Isn’t it about time we celebrated Mother’s Day with the gift of government-sponsored parent education free for all parents, with huge tax credits given to a parent who chooses to stay home to raise children, with strict and thorough education for daycare workers who are paid well enough to make a career out of it?

Imagine if teachers were paid as well as doctors. Would we get stuck in the quagmire of invasion of personal rights or would this save the government billions and help us raise a healthier society?

Does Whining Drive You Crazy?!

  I’ve never met a parent who likes—no, is even okay with—whining. For me it was like nails on a blackboard. Many parents don’t know of another torture that would be worse.
Whining is as developmental and normal in a toddler’s life as discovering the pleasure of saying “no”. Don’t think about teaching your child not to do it. Do think about ways you can help yourself deal with it calmly and perhaps shorten it’s duration. Here are a few:

1. Don’t call it whining. It’s very hard to talk to your child about whining without being critical and blaming. “Stop whining.” “I can’t hear you when you’re whining.” These proclamations will not get you what you want. It may only make it worse.

2. Make a compassionate association when you hear it. Can you instead think about how frustrated your child is feeling—even if it’s over something you won’t allow. I once heard Aletha Salter say that whining is stuck crying. A child who whines is actually trying hard not to cry so the cry gets stuck. Sometimes validation of the frustration will bring on the crying which eliminates the whine—for now.

3. Don’t try to teach anything during the whining. As soon as the whining is past and you hear your child’s “normal” voice, name it. “There’s the Sarah voice. What shall we name the voice you use when you feel really frustrated?” Let your child name it. Then when you hear the whine, you can say, “I hear the ‘—-’ voice. Do you need to use that or can you use the Sarah voice?” You might name a couple of different voices you use as well.

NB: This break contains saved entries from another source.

# showlab/VideoSwap

Hardware: NVIDIA H100
Metric: denoise-steps/sec, 16f 512^2 SD1.5 UNet3D (CFG UNet fwd + CFG combine + DDIM step) (higher is better)
Workload: dtype f16

## Files before the change

### include/videoswap_b200.h

```cpp
#ifndef VIDEOSWAP_B200_H
#define VIDEOSWAP_B200_H
#include <stddef.h>
#include <stdint.h>

#ifdef __cplusplus
extern "C" {
#endif

const char* vs_last_error(void);
int vs_version(void);

typedef struct vs_unet_config {
  int in_channels, out_channels;
  int block_out_channels[4];
  int layers_per_block;
  int num_heads;
  int cross_attention_dim;
  int norm_num_groups;
  float norm_eps;
  int use_motion_module;
  int motion_down[4];
  int motion_up[4];
  int motion_mid;
  int motion_num_heads;
  int pe_max_len;
} vs_unet_config;

typedef struct vs_unet vs_unet;

int vs_unet_create(const vs_unet_config* cfg, vs_unet** out);
void vs_unet_destroy(vs_unet* h);

int vs_unet_load_weights(vs_unet* h, void* stream, int n, const char* const* names, const void* const* d_ptrs,
                         const int64_t* numels);
int vs_unet_num_params(const vs_unet* h);
const char* vs_unet_param_name(const vs_unet* h, int i);

int vs_unet_forward(vs_unet* h, void* stream, const void* d_sample, int io_f32, int B, int F, int H, int W,
                    const float* d_timesteps, const void* d_ehs, int ehs_tokens, int ehs_layers,
                    const void* const* d_residuals, int residuals_nhwc, float residual_scale, void* d_out);
int vs_unet_forward_features(vs_unet* h, void* stream, const void* d_sample, int io_f32, int B, int F, int H, int W,
                             const float* d_timesteps, const void* d_ehs, int ehs_tokens, int ehs_layers, int up_ft_index,
                             void* d_feat);
int vs_unet_time_embedding(vs_unet* h, void* stream, const float* d_timesteps, int B, float* d_emb, float* d_proj);
size_t vs_unet_workspace_bytes(const vs_unet* h);
int vs_unet_pin_workspace(vs_unet* h, int pin);
int vs_unet_reserve_workspace(vs_unet* h, int B, int F, int H, int W);
typedef struct vs_comm vs_comm;
int vs_comm_unique_id(void* out128);
int vs_comm_create(const void* id128, int rank, int nranks, vs_comm** out);
void vs_comm_destroy(vs_comm* c);
int vs_comm_all_gather(vs_comm* c, void* stream, const void* d_send, void* d_recv, size_t bytes_per_rank);
int vs_comm_all_reduce_sum_f32(vs_comm* c, void* stream, float* d_buf, size_t n);
int vs_unet_set_frame_shard(vs_unet* h, vs_comm* frame_comm, int shard, int nshards);

typedef void (*vs_attention_hook)(void* user, int layer, int is_cross, int place, void* d_probs, int batch, int heads, int nq,
                                  int nk, void* stream);
int vs_unet_set_attention_hook(vs_unet* h, vs_attention_hook hook, void* user, int max_queries);
int vs_attention_probs(void* stream, const void* d_q, int ldq, const void* d_k, int ldk, void* d_probs, int batch, int nq, int nk,
                       int heads, int d, long long q_bstride, long long kv_bstride, int kv_div);
int vs_attention_apply_probs(void* stream, const void* d_probs, const void* d_v, int ldv, void* d_o, int ldo, int batch, int nq,
                             int nk, int heads, int d, long long kv_bstride, long long o_bstride, int kv_div);
int vs_blend_mask(void* stream, const void* const* d_maps, int n_maps, int n_prompts, int frames, int heads, int res_h, int res_w,
                  int words, const float* d_alpha, int pool, int h, int w, float threshold, int both, float* d_mask);
int vs_latent_blend(void* stream, const void* d_x_src, void* d_x_tgt, const float* d_mask, int io_f32, int channels, int frames,
                    int hw);

int vs_unet_enable_taps(vs_unet* h, int enable);
int vs_unet_num_taps(const vs_unet* h);
int vs_unet_get_tap(const vs_unet* h, int i, const char** name, const void** d_ptr, int* nimg, int* hh, int* ww, int* c);
int vs_unet_copy_tap(const vs_unet* h, void* stream, int i, void* d_dst);

int vs_cfg_ddim_step(void* stream, const void* d_eps2, const void* d_latents, int io_f32, size_t n, int cfg,
                     float guidance, float alpha_t, float alpha_prev, void* d_out);

int vs_cfg_ddim_step_dev(void* stream, const void* d_eps2, const void* d_latents, int io_f32, size_t n, int cfg,
                         float guidance, const float* d_coef, void* d_out);

int vs_cfg_ddim_rescale_step(void* stream, const void* d_eps2, const void* d_latents, const void* d_noise, int io_f32, int S,
                             size_t n_s, int cfg, float guidance, float alpha_t, float alpha_prev, float eta,
                             float guidance_rescale, void* d_out);

int vs_cfg_ddim_rescale_step_dev(void* stream, const void* d_eps2, const void* d_latents, const void* d_noise, int io_f32,
                                 int S, size_t n_s, int cfg, float guidance, const float* d_coef, void* d_out);

int vs_adapter_level(void* stream, const void* d_w0, const void* d_b0, const void* d_w1, const void* d_b1, int E, int mid,
                     int C, const float* d_point_embedding, const float* d_tracks, const int* d_point_mask, int F, int P,
                     int h, int w, float rate, int coord_fp16, float scale, float* d_ws, void* d_map);

typedef struct vs_gemm_desc {
  const void* A; int K1; int lda1;
  const void* A2; int K2; int lda2;
  const void* Bw;
  int M, N;
  int taps;
  int sub_py, sub_px;
  int nimg, H, W;
  const float* bias;
  const float* rowvec; int ldrv; int pix_per_batch; int rv_mod;
  const float* ln_stats; const float* ln_u;
  const float* ln_parts; int ln_nparts;
  float* ln_sums_out;
  const void* residual; int ldr;
  void* out; int ldc;
  int mode;
  int force_bn;
  int OH, OW;
  int stride2;
} vs_gemm_desc;
int vs_gemm_ex(void* stream, const vs_gemm_desc* desc);
int vs_pack_conv3x3(void* stream, const void* d_w, int cout, int cin, void* d_out);
int vs_pack_geglu(void* stream, const void* d_w, const void* d_b, int hidden, int K, void* d_wout, float* d_bout);
int vs_groupnorm(void* stream, const void* d_x1, int c1, const void* d_x2, int c2, int nimg, int hw, int imgs_per_set,
                 int groups, float eps, const float* d_gamma, const float* d_beta, int silu, float* d_sums, void* d_out);
int vs_groupnorm_stats(void* stream, const void* d_x1, int c1, const void* d_x2, int c2, int nimg, int hw, int imgs_per_set,
                       int groups, float* d_sums, int zero_first);
int vs_groupnorm_apply(void* stream, const void* d_x1, int c1, const void* d_x2, int c2, int nimg, int hw, int imgs_per_set,
                       int groups, const float* d_sums, float eps, const float* d_gamma, const float* d_beta, int silu,
                       int count_scale, void* d_out);
int vs_layernorm(void* stream, const void* d_x, int rows, int C, const float* d_gamma, const float* d_beta,
                 const float* d_pe, int hw, int F, void* d_out);
int vs_ln_linear(void* stream, const void* d_x, int M, int C, const void* d_w, const float* d_bias, int N,
                 const float* d_gamma, const float* d_beta, const float* d_pe, int pe_len, int hw, int frames, int mode,
                 void* d_wf, float* d_u, float* d_c, float* d_cpe, float* d_stats, void* d_out);
int vs_linear_ln_linear(void* stream, const void* d_x0, int M, int K0, const void* d_w0, const float* d_b0,
                        const void* d_residual, int C, void* d_x, const void* d_w, const float* d_bias, int N,
                        const float* d_gamma, const float* d_beta, const float* d_pe, int pe_len, int hw, int frames,
                        int mode, void* d_wf, float* d_u, float* d_c, float* d_cpe, float* d_parts, int parts_capacity,
                        void* d_out);
int vs_attention(void* stream, const void* d_q, int ldq, const void* d_k, int ldk, const void* d_v, int ldv, void* d_o,
                 int ldo, int batch, int nq, int nk, int heads, int d, long long q_bstride, long long kv_bstride,
                 long long o_bstride, int kv_div);
int vs_temporal_attention(void* stream, const void* d_qkv, void* d_o, int B, int F, int HW, int C, int heads);
int vs_conv_in(void* stream, const void* d_x, int nimg, int H, int W, int cin, const void* d_w, const float* d_bias,
               int cout, void* d_scratch, void* d_out);
int vs_upsample2x(void* stream, const void* d_x, int nimg, int H, int W, int C, void* d_out);
int vs_upsample_conv3x3(void* stream, const void* d_x, int nimg, int H, int W, int C, const void* d_w, int Cout,
                        const float* d_bias, void* d_wsub, void* d_out);
int vs_upsample_conv3x3_sized(void* stream, const void* d_x, int nimg, int H, int W, int C, const void* d_w, int Cout,
                              const float* d_bias, int OH, int OW, void* d_wpanels, void* d_out);
int vs_upsample_nearest(void* stream, const void* d_x, int nimg, int H, int W, int C, int OH, int OW, void* d_out);
int vs_conv3x3_s2(void* stream, const void* d_x, int nimg, int H, int W, int C, const void* d_w_packed, int Cout,
                  const float* d_bias, void* d_scratch, void* d_out);
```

4. Give the connection that is really needed. If you don’t think you have to teach your child to stop whining, when you hear it, get down to your child’s level and validate the frustration. “You really wish I could do what you want. I know I would want that too if I were you. Will you take a hug for now?”

5. Pay attention to the times your child doesn’t whine. It’s so easy to focus on the tones you hate to hear, but how often do you acknowledge the times your child does a good job coping. Whenever your child doesn’t whine when she asks for what she wants, notice it. “You really know how to ask for what you want. I like that.”

Know that this too will pass—even though it may seem like an eternity.